▶ Exercise prompt:
Search through the entries for the word "rmap" and copy every line that has it.

Start of Source records

__device__ __forceinline__ int recon_run(uint32_t line, int from)
{
    const uint32_t m = (uint32_t)__builtin_amdgcn_readfirstlane((int)line) >> from;
    return m == ~0u ? 32 : __builtin_ctz(~m);
}
typedef uint32_t ReconMaps[2][2][32];
__device__ int recon_top_available(const vvc355_recon_frame &f, const ReconCtx &cx, const ReconMaps &rmap, int cu_x0, int x, int y, int target, int c_idx)
{
    const int hs = c_idx ? f.hs : 0, vs = c_idx ? f.vs : 0;
    const int end_of_ctb_x = ((cu_x0 >> f.ctb_log2) + 1) << f.ctb_log2;
    const int y0b = y & ((1 << (f.ctb_log2 - vs)) - 1);
    const int max_x = min(f.width, end_of_ctb_x) >> hs;
    if (!y0b) {
        if (!cx.ctb_up)
            return 0;
        target = min(target, (cx.end_of_tiles_x >> hs) - x);
        if (f.wpp)
            target = min(target, (end_of_ctb_x >> hs) - x);
        return target;
    }
    target = max(0, min(target, max_x - x));
    const int ux = ((x << hs) - cx.ox) >> 2, uy = (((y - 1) << vs) - cx.oy) >> 2;
    const int end = (cx.ox + ((ux + recon_run(rmap[c_idx > 0][0][uy], ux)) << 2)) >> hs;
    return max(0, min(target, end - x));
}
__device__ int recon_left_available(const vvc355_recon_frame &f, const ReconCtx &cx, const ReconMaps &rmap, int cu_y0, int x, int y, int target, int c_idx)
{
    const int hs = c_idx ? f.hs : 0, vs = c_idx ? f.vs : 0;
    const int x0b = x & ((1 << (f.ctb_log2 - hs)) - 1);
    const int end_of_ctb_y = ((cu_y0 >> f.ctb_log2) + 1) << f.ctb_log2;
    const int max_y = min(f.height, end_of_ctb_y) >> vs;
    if (!x0b && !cx.ctb_left)
        return 0;
    target = max(0, min(target, max_y - y));
    if (!x0b)
        return target;
    const int ux = (((x - 1) << hs) - cx.ox) >> 2, uy = ((y << vs) - cx.oy) >> 2;
    const int end = (cx.oy + ((uy + recon_run(rmap[c_idx > 0][1][ux], uy)) << 2)) >> vs;
    return max(0, min(target, end - y));
}
__host__ __device__ inline int wide_angle_mode(int isp_split, int c_idx, int tb_w, int tb_h, int cb_w, int cb_h, int mode)
{
    const int nw = (!isp_split || c_idx) ? tb_w : cb_w, nh = (!isp_split || c_idx) ? tb_h : cb_h;
    const int d = ilog2i(nw) - ilog2i(nh), wh_ratio = d < 0 ? -d : d;
    const int mx = wh_ratio > 1 ? 8 + 2 * wh_ratio : 8, mn = wh_ratio > 1 ? 60 - 2 * wh_ratio : 60;
    if (nw > nh && mode >= 2 && mode < mx)
        return mode + 65;
    if (nh > nw && mode <= 66 && mode > mn)
        return mode - 67;
// ... 189 lines not shown
        group_sync<64>();
    }
    asm volatile("s_waitcnt vmcnt(0)" ::: "memory");
    __syncthreads();
    if (role == 0) {
        __builtin_amdgcn_fence(__ATOMIC_RELEASE, "agent");
        asm volatile("s_waitcnt vmcnt(0)" ::: "memory");
        __hip_atomic_store(&state[kReconFlags + n_ctus + rs], 1, __ATOMIC_RELAXED, __HIP_MEMORY_SCOPE_AGENT);
        __hip_atomic_store(&state[kReconFlags + rs], 1, __ATOMIC_RELAXED, __HIP_MEMORY_SCOPE_AGENT);
        RTRACE(rs, 2, wall_clock64()); RTRACE(rs, 4, wall_clock64()); RTRACE(rs, 5, wall_clock64());
        RTRACE(rs, 6, ctu.flags | ((unsigned long long)ctu.n_cmd << 8)); 
    }
}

End of Source records

▶ Your response:
__device__ int recon_top_available(const vvc355_recon_frame &f, const ReconCtx &cx, const ReconMaps &rmap, int cu_x0, int x, int y, int target, int c_idx)
    const int end = (cx.ox + ((ux + recon_run(rmap[c_idx > 0][0][uy], ux)) << 2)) >> hs;
__device__ int recon_left_available(const vvc355_recon_frame &f, const ReconCtx &cx, const ReconMaps &rmap, int cu_y0, int x, int y, int target, int c_idx)
    const int end = (cx.oy + ((uy + recon_run(rmap[c_idx > 0][1][ux], uy)) << 2)) >> vs;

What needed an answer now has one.